- [WORK TO COMPLETE] Report each line from the data below that holds the word "target".

- [TASK MATERIAL]
+-------+
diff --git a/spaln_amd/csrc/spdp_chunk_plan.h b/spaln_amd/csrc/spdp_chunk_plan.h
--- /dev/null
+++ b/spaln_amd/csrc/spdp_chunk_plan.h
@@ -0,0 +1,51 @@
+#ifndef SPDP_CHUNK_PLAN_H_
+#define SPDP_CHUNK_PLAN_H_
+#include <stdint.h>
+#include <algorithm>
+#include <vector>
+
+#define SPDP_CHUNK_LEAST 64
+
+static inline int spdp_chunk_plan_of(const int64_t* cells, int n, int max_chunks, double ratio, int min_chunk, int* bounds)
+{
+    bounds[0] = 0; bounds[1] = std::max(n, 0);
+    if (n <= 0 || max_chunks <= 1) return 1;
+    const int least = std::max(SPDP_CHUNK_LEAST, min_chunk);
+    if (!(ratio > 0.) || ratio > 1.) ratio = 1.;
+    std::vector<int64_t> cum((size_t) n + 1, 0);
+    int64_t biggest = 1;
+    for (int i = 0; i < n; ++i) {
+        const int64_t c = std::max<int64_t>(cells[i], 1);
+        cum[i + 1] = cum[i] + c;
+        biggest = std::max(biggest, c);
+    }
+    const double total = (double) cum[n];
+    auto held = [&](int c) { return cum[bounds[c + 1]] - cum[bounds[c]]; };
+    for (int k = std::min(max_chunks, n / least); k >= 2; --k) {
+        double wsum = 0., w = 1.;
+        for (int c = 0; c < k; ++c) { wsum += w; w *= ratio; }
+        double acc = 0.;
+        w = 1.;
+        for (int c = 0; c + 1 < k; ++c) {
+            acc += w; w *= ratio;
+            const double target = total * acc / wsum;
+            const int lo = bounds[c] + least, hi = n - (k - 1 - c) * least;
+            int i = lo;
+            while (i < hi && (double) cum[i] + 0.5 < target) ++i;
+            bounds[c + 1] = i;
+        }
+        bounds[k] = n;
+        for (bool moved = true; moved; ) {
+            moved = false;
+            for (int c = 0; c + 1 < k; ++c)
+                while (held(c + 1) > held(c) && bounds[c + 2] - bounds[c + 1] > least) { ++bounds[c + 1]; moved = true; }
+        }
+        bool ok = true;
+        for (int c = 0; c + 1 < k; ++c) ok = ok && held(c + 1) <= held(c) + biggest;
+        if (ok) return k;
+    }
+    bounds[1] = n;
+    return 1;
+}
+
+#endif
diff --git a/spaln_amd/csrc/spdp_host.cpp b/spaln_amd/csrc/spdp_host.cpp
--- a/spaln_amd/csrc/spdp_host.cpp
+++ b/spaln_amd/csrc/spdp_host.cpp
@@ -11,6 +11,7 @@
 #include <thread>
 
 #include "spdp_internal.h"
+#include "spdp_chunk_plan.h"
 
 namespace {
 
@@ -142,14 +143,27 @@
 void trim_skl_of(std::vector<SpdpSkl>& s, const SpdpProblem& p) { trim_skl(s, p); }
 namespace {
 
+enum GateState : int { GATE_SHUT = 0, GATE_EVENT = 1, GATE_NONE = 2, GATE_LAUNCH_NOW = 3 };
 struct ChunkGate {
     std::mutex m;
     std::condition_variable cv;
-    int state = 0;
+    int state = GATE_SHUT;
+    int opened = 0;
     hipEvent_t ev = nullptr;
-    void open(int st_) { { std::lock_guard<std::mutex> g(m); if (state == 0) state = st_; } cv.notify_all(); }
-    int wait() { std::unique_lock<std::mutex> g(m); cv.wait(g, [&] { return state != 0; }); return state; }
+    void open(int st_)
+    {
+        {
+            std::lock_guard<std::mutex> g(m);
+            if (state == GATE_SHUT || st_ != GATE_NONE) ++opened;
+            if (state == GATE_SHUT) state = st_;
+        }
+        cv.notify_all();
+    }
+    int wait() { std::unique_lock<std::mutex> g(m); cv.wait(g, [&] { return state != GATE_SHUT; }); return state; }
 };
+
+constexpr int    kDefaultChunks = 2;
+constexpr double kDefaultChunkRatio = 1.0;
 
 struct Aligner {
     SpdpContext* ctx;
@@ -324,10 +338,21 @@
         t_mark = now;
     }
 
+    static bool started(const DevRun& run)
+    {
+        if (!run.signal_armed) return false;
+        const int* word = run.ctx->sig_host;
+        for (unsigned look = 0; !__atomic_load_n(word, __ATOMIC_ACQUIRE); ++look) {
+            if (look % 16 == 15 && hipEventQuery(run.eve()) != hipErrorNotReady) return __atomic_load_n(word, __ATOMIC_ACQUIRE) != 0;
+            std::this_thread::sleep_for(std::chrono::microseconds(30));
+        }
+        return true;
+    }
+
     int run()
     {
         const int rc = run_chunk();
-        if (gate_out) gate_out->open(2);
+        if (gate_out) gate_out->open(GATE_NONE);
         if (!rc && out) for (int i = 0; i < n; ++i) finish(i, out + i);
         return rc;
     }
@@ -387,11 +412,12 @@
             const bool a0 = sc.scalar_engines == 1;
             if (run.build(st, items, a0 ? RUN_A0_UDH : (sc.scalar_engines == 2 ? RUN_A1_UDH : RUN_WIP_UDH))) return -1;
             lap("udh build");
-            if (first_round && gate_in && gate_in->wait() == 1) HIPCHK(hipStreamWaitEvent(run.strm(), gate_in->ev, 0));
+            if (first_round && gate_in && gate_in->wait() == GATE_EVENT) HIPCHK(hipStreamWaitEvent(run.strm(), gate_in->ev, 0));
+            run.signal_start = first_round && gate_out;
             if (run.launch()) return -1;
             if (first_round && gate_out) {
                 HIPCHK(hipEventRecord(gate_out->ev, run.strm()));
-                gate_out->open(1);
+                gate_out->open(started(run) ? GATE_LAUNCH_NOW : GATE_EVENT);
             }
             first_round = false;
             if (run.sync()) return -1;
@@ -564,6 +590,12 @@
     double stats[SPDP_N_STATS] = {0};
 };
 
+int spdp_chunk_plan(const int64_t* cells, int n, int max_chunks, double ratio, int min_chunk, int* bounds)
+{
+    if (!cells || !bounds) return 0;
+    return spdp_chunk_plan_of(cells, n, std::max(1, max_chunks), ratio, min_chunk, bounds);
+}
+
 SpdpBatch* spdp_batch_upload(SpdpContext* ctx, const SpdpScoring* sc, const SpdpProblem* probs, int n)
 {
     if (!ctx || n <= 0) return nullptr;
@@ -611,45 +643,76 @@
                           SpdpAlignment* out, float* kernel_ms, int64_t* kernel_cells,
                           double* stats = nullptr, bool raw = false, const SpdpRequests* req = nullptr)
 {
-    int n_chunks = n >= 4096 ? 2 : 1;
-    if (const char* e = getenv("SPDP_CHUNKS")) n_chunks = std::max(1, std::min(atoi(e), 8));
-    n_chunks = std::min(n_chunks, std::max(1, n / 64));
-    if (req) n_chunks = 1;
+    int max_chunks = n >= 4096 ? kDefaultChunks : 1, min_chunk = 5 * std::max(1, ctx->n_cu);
+-------+
- [SOLUTION FOR THIS PROBLEM]
+            const double target = total * acc / wsum;
+            while (i < hi && (double) cum[i] + 0.5 < target) ++i;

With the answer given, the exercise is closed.